Report all lines of the data below that hold the word "epoch".

━━ Given information ━━

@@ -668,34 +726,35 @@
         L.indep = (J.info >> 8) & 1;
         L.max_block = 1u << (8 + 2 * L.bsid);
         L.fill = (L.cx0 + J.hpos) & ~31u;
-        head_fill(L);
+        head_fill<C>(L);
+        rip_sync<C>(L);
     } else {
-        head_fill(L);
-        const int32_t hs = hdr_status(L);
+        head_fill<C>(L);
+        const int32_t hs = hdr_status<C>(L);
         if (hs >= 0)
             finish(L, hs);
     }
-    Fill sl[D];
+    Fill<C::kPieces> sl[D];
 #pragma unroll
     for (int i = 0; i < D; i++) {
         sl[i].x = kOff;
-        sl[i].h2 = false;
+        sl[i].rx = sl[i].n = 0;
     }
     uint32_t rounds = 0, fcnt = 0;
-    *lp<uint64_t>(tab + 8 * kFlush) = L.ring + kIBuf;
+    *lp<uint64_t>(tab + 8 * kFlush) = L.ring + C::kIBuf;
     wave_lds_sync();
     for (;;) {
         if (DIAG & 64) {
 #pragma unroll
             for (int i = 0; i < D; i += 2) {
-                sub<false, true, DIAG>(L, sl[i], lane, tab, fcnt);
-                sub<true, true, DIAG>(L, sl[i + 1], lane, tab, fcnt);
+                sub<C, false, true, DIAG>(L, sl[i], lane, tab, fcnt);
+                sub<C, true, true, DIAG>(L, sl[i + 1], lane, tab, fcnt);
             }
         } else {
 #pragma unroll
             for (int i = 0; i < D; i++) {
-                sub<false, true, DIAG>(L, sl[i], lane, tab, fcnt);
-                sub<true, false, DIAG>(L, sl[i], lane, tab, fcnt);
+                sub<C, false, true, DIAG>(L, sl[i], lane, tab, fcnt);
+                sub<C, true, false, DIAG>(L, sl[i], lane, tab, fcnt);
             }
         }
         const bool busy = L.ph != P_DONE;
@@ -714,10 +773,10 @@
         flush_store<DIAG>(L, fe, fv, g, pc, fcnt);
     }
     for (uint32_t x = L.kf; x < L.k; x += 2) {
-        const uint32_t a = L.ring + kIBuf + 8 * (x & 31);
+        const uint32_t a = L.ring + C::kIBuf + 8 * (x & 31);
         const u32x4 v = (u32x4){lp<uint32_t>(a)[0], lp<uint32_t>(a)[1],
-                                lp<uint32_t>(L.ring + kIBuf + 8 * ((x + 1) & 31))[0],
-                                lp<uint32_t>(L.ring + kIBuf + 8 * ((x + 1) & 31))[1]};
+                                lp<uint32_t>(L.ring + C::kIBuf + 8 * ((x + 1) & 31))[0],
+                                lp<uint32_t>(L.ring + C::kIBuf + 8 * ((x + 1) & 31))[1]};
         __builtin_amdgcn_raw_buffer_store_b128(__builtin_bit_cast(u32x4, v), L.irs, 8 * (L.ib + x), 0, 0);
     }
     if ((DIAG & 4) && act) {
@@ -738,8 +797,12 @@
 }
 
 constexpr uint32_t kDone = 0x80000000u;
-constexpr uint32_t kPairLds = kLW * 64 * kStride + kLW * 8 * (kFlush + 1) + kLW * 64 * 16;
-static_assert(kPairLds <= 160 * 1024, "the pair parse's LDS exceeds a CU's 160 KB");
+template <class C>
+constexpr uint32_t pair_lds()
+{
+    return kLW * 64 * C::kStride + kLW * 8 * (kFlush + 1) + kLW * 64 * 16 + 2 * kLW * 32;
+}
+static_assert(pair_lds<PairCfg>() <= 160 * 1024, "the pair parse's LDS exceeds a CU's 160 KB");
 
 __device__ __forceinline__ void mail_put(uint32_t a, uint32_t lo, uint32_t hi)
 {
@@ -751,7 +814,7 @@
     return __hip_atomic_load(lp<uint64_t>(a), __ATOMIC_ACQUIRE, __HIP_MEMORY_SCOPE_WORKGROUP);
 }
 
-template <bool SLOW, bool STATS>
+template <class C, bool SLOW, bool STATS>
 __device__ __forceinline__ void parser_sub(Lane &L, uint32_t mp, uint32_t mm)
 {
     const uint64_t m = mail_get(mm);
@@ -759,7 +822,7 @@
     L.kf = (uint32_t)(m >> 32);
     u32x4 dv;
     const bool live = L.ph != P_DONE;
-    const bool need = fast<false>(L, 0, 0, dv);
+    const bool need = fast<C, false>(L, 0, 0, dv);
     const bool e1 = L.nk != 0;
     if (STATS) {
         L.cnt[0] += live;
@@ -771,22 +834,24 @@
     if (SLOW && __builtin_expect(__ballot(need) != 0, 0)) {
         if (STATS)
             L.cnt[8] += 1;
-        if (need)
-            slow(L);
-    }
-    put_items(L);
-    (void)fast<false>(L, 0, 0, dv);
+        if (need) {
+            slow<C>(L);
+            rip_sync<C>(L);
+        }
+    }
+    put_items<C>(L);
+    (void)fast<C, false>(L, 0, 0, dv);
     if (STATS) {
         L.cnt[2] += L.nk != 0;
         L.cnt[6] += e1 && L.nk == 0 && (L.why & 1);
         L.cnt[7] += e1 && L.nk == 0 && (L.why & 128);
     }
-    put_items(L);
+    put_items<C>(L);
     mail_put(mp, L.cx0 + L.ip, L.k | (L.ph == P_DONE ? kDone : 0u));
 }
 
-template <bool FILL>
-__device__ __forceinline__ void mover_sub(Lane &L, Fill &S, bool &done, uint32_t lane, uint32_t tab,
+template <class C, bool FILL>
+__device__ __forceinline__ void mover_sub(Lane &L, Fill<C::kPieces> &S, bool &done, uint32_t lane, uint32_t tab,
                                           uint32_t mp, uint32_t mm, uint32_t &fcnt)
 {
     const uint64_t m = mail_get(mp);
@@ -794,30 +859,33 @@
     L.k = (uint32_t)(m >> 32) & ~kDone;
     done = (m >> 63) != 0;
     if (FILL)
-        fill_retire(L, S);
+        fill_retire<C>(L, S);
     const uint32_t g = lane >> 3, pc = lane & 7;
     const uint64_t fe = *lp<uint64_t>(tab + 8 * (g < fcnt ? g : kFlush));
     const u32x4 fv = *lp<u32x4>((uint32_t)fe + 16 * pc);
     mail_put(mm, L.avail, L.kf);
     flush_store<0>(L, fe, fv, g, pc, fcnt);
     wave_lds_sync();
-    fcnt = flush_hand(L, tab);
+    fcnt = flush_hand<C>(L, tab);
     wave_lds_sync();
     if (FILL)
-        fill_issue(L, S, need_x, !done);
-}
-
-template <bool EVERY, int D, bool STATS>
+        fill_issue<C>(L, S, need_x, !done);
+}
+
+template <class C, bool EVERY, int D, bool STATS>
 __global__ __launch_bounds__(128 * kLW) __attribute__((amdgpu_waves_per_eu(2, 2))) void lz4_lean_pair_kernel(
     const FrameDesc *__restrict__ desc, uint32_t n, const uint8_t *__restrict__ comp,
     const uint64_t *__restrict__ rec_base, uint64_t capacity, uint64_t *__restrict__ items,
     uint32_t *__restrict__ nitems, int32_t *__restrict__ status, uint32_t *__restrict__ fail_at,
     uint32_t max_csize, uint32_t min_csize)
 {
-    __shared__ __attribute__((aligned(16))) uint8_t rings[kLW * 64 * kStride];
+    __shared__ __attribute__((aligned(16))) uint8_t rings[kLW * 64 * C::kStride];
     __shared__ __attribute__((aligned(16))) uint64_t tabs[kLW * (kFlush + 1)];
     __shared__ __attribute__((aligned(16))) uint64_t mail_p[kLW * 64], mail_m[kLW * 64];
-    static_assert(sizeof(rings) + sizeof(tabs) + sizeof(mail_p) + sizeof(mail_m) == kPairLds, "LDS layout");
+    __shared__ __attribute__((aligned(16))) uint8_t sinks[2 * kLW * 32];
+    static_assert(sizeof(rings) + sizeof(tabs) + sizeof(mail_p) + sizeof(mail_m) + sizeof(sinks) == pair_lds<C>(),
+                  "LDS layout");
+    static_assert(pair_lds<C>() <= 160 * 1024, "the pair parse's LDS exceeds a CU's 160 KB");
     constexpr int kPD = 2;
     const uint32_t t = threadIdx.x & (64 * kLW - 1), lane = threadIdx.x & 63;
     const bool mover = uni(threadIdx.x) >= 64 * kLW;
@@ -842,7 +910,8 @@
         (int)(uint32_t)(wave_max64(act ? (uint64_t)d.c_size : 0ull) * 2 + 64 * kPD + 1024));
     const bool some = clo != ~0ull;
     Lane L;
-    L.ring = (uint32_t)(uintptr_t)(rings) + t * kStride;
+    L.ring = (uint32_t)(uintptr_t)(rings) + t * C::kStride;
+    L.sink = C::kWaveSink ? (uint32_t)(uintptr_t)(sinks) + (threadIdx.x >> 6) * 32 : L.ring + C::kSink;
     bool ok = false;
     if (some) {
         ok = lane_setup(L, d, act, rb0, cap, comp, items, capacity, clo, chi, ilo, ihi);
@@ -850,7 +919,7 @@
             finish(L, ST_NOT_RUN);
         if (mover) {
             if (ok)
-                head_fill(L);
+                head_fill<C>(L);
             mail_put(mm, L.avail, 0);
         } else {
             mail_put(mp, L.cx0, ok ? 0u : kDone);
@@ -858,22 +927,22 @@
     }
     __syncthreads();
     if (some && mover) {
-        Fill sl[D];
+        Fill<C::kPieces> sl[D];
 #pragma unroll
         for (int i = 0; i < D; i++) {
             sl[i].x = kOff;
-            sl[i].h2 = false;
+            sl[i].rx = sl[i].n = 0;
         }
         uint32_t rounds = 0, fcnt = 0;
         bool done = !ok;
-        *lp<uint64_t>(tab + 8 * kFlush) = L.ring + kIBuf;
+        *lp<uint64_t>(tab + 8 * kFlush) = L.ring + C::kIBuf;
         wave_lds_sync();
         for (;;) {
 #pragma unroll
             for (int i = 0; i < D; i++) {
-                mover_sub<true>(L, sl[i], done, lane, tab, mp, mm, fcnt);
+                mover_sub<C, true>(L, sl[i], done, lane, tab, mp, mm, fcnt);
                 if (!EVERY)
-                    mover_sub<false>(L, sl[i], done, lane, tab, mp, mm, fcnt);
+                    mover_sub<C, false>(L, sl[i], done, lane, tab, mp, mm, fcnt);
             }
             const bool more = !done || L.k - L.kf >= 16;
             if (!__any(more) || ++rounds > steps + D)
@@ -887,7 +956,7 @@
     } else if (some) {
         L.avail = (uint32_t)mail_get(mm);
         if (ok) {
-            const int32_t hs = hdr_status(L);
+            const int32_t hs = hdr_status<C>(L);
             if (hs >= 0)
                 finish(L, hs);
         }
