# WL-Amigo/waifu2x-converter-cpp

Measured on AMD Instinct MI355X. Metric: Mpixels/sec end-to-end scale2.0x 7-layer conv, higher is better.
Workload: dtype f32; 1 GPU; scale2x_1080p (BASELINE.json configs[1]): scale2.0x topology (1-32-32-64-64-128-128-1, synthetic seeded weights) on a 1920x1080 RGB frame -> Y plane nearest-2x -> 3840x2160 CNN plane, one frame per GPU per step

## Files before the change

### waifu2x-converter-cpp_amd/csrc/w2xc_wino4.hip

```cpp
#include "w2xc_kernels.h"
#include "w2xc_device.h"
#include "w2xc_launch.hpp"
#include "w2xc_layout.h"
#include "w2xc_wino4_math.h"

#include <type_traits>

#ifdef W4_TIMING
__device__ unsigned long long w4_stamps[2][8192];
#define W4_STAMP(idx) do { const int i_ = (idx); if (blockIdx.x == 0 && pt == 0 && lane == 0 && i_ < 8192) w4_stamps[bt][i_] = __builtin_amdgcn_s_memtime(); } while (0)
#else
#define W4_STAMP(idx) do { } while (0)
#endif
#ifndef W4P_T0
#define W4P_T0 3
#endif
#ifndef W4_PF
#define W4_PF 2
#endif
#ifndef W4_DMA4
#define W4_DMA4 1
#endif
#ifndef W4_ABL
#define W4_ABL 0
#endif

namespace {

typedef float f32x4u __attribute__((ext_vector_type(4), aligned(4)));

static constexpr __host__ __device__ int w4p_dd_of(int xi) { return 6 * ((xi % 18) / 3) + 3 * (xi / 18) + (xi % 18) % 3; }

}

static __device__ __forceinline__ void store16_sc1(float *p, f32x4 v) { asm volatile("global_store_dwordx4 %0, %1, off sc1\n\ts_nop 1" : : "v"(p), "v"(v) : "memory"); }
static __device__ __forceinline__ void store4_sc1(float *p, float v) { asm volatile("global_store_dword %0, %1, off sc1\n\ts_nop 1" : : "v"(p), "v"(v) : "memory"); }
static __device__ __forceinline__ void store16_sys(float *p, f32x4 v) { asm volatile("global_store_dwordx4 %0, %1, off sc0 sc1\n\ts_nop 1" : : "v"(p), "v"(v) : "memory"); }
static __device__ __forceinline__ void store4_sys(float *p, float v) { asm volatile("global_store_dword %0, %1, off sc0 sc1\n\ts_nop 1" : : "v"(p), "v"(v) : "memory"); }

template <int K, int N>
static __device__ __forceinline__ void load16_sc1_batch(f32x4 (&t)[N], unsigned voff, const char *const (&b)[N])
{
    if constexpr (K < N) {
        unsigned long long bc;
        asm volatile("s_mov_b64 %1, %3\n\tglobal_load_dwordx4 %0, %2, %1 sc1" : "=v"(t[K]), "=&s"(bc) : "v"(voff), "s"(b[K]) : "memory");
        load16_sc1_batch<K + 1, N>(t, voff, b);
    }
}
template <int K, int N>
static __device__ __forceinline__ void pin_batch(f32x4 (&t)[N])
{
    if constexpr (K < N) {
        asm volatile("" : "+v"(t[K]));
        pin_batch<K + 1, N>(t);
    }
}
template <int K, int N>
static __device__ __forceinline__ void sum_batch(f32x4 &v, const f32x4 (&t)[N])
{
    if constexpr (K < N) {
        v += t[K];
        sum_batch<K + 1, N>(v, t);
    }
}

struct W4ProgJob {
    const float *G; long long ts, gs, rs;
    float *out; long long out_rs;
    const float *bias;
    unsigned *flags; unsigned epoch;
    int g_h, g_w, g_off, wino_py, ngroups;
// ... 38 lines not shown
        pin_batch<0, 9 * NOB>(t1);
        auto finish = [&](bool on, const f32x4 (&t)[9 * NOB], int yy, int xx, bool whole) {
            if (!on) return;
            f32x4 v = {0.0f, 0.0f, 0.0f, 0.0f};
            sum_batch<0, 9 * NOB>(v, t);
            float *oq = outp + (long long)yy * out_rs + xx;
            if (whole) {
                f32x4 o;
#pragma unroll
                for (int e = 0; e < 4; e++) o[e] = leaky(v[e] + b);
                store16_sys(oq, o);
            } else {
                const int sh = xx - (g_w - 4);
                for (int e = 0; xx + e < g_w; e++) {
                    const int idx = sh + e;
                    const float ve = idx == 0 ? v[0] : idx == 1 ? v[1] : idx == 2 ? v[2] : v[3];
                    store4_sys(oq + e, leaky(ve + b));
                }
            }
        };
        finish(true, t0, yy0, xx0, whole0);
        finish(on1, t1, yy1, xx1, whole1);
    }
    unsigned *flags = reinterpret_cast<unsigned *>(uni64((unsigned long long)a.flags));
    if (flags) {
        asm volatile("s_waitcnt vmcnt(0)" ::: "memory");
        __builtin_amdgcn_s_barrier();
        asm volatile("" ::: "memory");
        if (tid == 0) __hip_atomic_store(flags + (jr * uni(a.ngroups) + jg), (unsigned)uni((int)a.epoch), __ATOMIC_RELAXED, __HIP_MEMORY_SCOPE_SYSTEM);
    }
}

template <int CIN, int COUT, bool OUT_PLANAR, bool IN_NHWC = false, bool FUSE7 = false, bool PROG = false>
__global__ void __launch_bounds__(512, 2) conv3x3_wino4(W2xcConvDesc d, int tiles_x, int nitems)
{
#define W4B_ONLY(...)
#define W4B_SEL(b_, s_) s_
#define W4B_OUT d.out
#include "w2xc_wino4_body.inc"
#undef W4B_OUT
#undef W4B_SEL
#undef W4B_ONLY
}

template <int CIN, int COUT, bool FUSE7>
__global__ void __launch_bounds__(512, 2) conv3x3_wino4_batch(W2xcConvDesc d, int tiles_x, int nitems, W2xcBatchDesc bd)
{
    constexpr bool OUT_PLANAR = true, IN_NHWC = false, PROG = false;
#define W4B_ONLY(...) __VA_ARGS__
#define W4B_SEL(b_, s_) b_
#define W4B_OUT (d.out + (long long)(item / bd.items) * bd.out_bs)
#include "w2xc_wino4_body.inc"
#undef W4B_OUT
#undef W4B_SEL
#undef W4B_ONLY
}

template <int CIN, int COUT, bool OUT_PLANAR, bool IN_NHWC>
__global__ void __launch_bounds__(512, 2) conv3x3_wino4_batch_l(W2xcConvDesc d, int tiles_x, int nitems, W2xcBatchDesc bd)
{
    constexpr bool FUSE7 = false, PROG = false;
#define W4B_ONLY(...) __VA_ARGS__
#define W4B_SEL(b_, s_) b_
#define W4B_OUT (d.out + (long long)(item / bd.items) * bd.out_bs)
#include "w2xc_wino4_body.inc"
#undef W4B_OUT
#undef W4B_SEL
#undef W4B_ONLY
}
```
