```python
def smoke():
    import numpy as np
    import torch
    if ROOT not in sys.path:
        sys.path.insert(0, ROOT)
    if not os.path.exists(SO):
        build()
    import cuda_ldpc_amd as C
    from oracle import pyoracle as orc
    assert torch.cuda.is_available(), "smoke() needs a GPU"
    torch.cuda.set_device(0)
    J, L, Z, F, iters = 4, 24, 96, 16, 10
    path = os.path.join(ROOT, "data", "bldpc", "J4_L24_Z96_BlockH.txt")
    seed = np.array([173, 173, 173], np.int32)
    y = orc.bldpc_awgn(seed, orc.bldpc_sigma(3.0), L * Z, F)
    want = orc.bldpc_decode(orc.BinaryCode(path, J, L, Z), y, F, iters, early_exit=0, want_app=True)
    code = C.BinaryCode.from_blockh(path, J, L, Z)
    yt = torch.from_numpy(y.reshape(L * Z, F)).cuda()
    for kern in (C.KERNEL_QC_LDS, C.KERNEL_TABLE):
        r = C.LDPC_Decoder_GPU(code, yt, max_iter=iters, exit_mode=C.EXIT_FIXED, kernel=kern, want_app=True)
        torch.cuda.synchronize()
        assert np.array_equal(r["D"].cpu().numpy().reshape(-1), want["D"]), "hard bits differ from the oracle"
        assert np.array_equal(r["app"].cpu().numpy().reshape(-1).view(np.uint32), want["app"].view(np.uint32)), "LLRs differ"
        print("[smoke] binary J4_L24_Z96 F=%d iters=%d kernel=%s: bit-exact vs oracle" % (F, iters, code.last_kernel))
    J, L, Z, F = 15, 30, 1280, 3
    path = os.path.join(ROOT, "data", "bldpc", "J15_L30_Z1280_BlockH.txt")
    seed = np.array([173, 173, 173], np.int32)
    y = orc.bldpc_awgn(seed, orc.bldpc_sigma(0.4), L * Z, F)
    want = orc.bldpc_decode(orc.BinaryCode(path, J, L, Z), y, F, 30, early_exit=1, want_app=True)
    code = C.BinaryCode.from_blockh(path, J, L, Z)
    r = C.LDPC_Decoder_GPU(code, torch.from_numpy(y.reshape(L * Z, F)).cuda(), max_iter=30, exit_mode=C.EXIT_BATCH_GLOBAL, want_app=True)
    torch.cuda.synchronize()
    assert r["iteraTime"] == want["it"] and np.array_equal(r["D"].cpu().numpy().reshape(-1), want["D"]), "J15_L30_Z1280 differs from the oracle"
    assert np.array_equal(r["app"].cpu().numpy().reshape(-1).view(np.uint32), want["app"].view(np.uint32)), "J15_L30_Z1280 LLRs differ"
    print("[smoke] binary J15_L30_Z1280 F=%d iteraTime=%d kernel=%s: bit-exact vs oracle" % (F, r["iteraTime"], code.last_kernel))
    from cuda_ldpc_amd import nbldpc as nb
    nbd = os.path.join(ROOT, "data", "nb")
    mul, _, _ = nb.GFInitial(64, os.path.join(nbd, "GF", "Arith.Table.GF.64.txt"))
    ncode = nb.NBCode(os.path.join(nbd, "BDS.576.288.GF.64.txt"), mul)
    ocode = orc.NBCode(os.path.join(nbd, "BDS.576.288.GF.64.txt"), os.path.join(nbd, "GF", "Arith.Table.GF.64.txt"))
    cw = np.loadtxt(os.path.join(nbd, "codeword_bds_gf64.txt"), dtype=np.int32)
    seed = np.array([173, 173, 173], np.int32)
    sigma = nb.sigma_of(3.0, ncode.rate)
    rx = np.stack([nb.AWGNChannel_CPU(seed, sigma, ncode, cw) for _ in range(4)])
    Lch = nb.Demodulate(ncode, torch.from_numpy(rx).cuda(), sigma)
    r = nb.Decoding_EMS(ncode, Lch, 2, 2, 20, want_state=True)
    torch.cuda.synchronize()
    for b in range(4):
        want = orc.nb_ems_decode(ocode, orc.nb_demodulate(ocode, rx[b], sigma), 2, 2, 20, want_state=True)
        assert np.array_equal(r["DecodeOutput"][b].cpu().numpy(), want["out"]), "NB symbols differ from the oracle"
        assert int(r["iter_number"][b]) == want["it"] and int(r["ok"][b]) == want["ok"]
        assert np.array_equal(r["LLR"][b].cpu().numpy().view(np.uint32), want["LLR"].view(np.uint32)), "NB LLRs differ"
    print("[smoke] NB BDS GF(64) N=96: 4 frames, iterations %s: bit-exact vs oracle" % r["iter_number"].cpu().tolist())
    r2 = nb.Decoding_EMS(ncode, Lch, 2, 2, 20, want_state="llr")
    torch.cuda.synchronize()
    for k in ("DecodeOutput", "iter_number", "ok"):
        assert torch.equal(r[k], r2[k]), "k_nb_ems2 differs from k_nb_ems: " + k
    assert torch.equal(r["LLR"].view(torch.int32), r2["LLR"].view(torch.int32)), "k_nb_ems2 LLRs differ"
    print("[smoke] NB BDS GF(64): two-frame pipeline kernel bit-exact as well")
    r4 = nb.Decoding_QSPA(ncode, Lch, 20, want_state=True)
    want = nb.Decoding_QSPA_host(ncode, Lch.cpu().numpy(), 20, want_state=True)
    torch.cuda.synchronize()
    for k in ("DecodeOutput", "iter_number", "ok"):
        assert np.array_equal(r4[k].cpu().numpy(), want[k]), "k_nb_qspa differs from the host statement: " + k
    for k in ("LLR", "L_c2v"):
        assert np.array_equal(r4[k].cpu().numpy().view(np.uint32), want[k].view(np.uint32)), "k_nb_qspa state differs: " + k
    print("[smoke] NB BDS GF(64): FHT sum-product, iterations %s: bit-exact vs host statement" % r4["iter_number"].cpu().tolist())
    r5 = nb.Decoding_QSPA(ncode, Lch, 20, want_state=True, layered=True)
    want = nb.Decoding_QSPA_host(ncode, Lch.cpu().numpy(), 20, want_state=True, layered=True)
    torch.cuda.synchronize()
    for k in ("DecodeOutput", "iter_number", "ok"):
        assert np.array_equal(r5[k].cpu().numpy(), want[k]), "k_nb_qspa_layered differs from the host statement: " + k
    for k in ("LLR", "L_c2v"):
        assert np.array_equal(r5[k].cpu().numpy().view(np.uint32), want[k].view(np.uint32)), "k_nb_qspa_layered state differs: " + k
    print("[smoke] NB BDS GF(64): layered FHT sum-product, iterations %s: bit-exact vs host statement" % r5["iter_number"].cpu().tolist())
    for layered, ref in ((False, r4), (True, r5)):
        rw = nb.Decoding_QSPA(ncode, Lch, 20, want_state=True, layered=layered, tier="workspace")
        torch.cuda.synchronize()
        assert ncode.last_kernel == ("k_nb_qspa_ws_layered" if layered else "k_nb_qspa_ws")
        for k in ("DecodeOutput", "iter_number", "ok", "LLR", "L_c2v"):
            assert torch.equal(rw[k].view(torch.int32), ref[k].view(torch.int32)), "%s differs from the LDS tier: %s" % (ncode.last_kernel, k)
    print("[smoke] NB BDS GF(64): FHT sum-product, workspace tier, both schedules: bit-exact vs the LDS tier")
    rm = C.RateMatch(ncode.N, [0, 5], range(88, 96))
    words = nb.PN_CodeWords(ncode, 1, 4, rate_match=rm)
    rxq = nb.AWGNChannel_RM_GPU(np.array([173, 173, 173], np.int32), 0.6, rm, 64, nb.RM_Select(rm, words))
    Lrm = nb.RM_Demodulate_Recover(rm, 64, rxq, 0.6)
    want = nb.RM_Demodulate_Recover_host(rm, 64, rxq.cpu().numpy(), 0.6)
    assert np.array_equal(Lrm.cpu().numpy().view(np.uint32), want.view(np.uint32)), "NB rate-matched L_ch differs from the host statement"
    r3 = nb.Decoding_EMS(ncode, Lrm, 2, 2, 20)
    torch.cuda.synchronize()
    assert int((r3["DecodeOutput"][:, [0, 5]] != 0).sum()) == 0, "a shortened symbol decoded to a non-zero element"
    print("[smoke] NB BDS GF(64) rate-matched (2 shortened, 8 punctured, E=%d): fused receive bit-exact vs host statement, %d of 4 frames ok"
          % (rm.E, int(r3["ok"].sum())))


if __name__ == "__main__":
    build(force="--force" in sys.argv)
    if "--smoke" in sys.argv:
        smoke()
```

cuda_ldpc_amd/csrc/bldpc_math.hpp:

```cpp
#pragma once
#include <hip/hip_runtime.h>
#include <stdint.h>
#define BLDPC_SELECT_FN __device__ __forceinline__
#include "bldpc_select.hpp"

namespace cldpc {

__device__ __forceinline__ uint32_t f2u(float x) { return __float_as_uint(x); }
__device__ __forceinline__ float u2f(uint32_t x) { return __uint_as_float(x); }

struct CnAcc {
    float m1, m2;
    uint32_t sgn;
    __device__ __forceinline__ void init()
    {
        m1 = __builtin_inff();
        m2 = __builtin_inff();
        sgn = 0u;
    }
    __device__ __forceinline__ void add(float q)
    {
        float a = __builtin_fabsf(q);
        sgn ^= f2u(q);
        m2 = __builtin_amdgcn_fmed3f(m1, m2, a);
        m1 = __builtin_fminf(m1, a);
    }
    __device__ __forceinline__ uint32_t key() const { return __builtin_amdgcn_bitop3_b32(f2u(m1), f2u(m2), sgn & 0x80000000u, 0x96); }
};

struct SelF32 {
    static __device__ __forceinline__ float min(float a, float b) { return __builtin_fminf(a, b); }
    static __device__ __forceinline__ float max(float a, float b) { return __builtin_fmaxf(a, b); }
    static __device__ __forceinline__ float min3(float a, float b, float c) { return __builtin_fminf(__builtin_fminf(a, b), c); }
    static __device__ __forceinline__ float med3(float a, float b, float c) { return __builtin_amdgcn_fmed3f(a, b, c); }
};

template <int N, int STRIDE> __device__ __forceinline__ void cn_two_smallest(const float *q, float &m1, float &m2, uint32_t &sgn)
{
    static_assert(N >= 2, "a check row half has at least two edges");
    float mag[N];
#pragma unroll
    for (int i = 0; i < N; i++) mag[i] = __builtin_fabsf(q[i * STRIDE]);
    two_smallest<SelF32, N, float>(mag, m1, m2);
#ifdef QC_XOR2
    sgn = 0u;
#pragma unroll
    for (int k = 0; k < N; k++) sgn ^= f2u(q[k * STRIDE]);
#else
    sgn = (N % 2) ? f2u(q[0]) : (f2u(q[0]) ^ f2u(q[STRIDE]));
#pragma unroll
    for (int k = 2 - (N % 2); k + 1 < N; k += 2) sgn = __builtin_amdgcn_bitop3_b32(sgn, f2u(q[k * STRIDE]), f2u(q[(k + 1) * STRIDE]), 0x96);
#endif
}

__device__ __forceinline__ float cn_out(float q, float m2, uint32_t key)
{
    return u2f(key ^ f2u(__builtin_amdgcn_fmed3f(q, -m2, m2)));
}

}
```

━━━

The completed task:
    unsigned *flags; unsigned epoch;
        if (tid == 0) __hip_atomic_store(flags + (jr * uni(a.ngroups) + jg), (unsigned)uni((int)a.epoch), __ATOMIC_RELAXED, __HIP_MEMORY_SCOPE_SYSTEM);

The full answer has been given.